A janela
Fazia algum tempo. Aquela janela entre aberta me perturbava. Na verdade, chamava a atenção aqueles livros aparecendo, me olhando. Era bonito de olhar. Era como se eu acordasse e em minha frente o mar.
E eu olhando, apenas de passagem a janela. Já que o caminho era rápido. Mas o segundo andar, aquelas duas janelas me instigavam. Não pudera eu acreditar que ali viveria alguém. Então, se não estivesse, o mesmo estaria viajando, mas não estava.
Depois de tantos anos, como pude só agora saber que ali vive um homem solitário? Sim. Um promotor de justiça aposentado por invalidez. Motivo: depressão profunda.
Mas como ainda não se suicidara? Em tantos anos morando no mesmo lugar, aquele apartamento sempre fechado, justo o apartamento da minha frente. Como não fui capaz de imaginar que um ser habita aquele ambiente escuro, mas repleto de vida, de livros?
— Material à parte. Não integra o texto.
@@ -1218,9 +1286,11 @@
       }
     }
     if constexpr (G::DIST) {
-      const bool has = r <= N2 / 2 && (N1 % 2 == 0 || r % 2 == 0);
-      Pw[(has ? r * N1 / 2 : PDUMP) * PB] = sp0;
-      Pw[(has ? (N2 - r) * N1 / 2 : PDUMP) * PB] = sp1;
+      int r_sp = r;
+      if constexpr (RUN) asm volatile("" : "+v"(r_sp));
+      const bool has = r_sp <= N2 / 2 && (N1 % 2 == 0 || r_sp % 2 == 0);
+      Pw[(has ? r_sp * N1 / 2 : PDUMP) * PB] = sp0;
+      Pw[(has ? (N2 - r_sp) * N1 / 2 : PDUMP) * PB] = sp1;
     }
     if constexpr (RSG) {
       constexpr int PADF = (NBP - NB) * 4;
@@ -1232,7 +1302,7 @@
         Pg[NB + (j < PSTR - NB ? j : PSTR - NB - 1)] = 0.0f;
       }
     }
-    TOUT *obase = static_cast<TOUT *>(p.out) + (out_row + tb) * p.out_stride;
+    TOUT *obase = static_cast<TOUT *>(p.out) + (out_row + (RUN ? pc_run.f0 + chunk : tb)) * p.out_stride;
     const unsigned lane_off = (unsigned)(g * (int)p.out_stride + col0);
     if (p.include_energy) {
       if constexpr (MF == 0) {
@@ -1247,7 +1317,10 @@
       if (!use_power) e = __builtin_amdgcn_sqrtf(e);
       if (p.use_log) e = floor_log(e, p.log_floor);
       if (DLT == 0 && valid && r == 0) {
-        unsigned off = (lane_off - col0) * (unsigned)sizeof(TOUT);
+        int g_e = g;
+        if constexpr (RUN) asm volatile("" : "+v"(g_e));
+        unsigned off = RUN ? (unsigned)__mul24(g_e, pc_run.K) * (unsigned)p.out_stride * (unsigned)sizeof(TOUT)
+                           : (lane_off - col0) * (unsigned)sizeof(TOUT);
         asm("" : "+v"(off));
         *reinterpret_cast<TOUT *>(reinterpret_cast<char *>(obase) + off) = (TOUT)e;
       }
@@ -1349,7 +1422,7 @@
       const float4 *P4 = reinterpret_cast<const float4 *>(wbase);
       const int t4n = p.seg_len >> 2;
       char *const orow0 = reinterpret_cast<char *>(obase);
-      const int64_t row_bytes = p.out_stride * (int64_t)sizeof(TOUT);
+      const int64_t row_bytes = p.out_stride * (int64_t)sizeof(TOUT) * (RUN ? pc_run.K : 1);
       auto round_body = [&](const int rd, float (&logged)[4]) {
         const int4 rec = reinterpret_cast<const int4 *>(meta_lds)[rd * 64 + lane];
         const float4 *prow = reinterpret_cast<const float4 *>(reinterpret_cast<const char *>(P4) + rec.x);
@@ -1421,7 +1494,7 @@
         const float vals[4] = {a0, a1, a2, a3};
         unsigned off = (unsigned)coff;
         auto put = [&](const int gg, const float v) {
-          if (DLT == 0 && coff >= 0 && gg < frames_here) {
+          if (DLT == 0 && coff >= 0 && (RUN ? runs::exists(pc_run, gg, chunk) : gg < frames_here)) {
             asm("" : "+v"(off));
             *reinterpret_cast<TOUT *>(orow0 + gg * row_bytes + off) = (TOUT)v;
           }
diff --git a/pydrobert-speech_amd/csrc/stft_wave_launch.h b/pydrobert-speech_amd/csrc/stft_wave_launch.h
--- a/pydrobert-speech_amd/csrc/stft_wave_launch.h
+++ b/pydrobert-speech_amd/csrc/stft_wave_launch.h
@@ -3,6 +3,8 @@
 
 namespace pds {
 
+
+extern std::atomic<int> g_last_stft_kernel;
 
 constexpr bool fast_f64in_kind(int n) { return n == 256 || n == 512 || n == 1024 || n == 2048; }
 
@@ -94,6 +96,12 @@
   const size_t pf_extra = (PDS_PF_WIN == 1) ? (size_t)N2 * PF_WSTR * 4 : 0;
   const size_t lean_extra = LEAN_ALL ? (size_t)N2 * win_table_stride(NROWS) * 4 : 0;
   const size_t mseg3_extra = LEAN_ALL ? 0 : (size_t)N2 * win_table_stride(NROWS) * 4;
+  constexpr bool RUNG = frame_runs_kind<float, float>(N1, N2, NROWS, MINW, false, 0, 0, true, 0, true);
+  const char *run_env = std::getenv("PDS_STFT_RUNS");
+  const bool run_ok = RUNG && !pre && !a.in_f64 && !a.out_f64 && a.dl_K == 0 && !a.d_stat_part &&
+                      (!a.stretch || a.d_chunk_prefix) && a.max_frames * a.out_stride < 0x3fffffff &&
+                      !(run_env && run_env[0] == '0');
+  const size_t run_extra = run_ok ? (size_t)N2 * win_table_stride(NROWS) * 4 : 0;
   constexpr bool MSG = G::GROUPS == 4 && inl::is_pow2(N1);
   constexpr bool SEGOK = G::GROUPS == 4 || (inl::is_pow2(N1) && N2 >= 32);
   for (int cand = (G::GROUPS == 4) ? (dl ? 2 : ft.walk) : (SEGOK && ft.walk == 1 ? 1 : 0); cand >= 0 && !in_lds; --cand) {
@@ -102,7 +110,7 @@
     const int meta_ints = cand == 3 ? ft.ms_meta_ints : cand == 2 ? (dl ? ft.rsn_rounds : ft.rs_rounds) * 64 : cand == 1 ? ft.seg_meta_ints : ft.ell_slots * N2;
     const int meta_pad = cand == 2 ? meta_ints * 4 : (std::max(meta_ints, USLOTS * N2) + 3) / 4 * 4;
     const size_t fixed = (size_t)N2 * 8 + (size_t)meta_pad * 4 + (cand == 2 && pf_ok ? pf_extra : 0) + lean_extra +
-                         (cand == 3 && MSEG3 ? mseg3_extra : 0);
+                         (cand == 3 && MSEG3 ? mseg3_extra : 0) + (cand == 2 ? run_extra : 0);
     const size_t table_bytes = (size_t)(cand == 3 ? ft.ms_wfloats : cand == 2 ? (dl ? ft.rsn_wfloats : ft.rs_wfloats) : cand == 1 ? ft.seg_wfloats : ft.ell_wfloats) * 4;
     if (cand == 1 && (size_t)G::GROUPS * G::PSTR * 4 + (size_t)ft.seg_rounds * 64 * 4 * G::GROUPS > per_wave) continue;
     if (cand == 3 && (size_t)G::GROUPS * G::PSTR * 4 + (size_t)ft.ms_slots * 64 > per_wave) continue;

Porque não me atinei a observar mais, apurar as conversas? Ora, ando tão ocupada. Já não bastam meus problemas, o pouco tempo, não perderei tempo olhando uma janela que me contempla com livros.
Sim, perderei tempo. Eu já perdi. Eu continuo perdendo. Volta e meia, vejo-me olhando para a janela, para os livros, para a sacada fechada o mundo escuro que aquele senhor habita.
Aquele mundo de quatro paredes que é dele. O seu mundo. As suas portas. As suas janelas. O seu ar. E o sol? E a chuva? A lua? De que forma ele vê?
Não sei. Talvez sol, chuva, lua para ele não existem já que ele fez seu mundo, obteve sua escolha, certa ou não. O mundo é dele. Feio sei que não é. Somente a janela com aqueles livros, o mundo que ali se fez é justo. A janela para o mundo e a vida nos livros.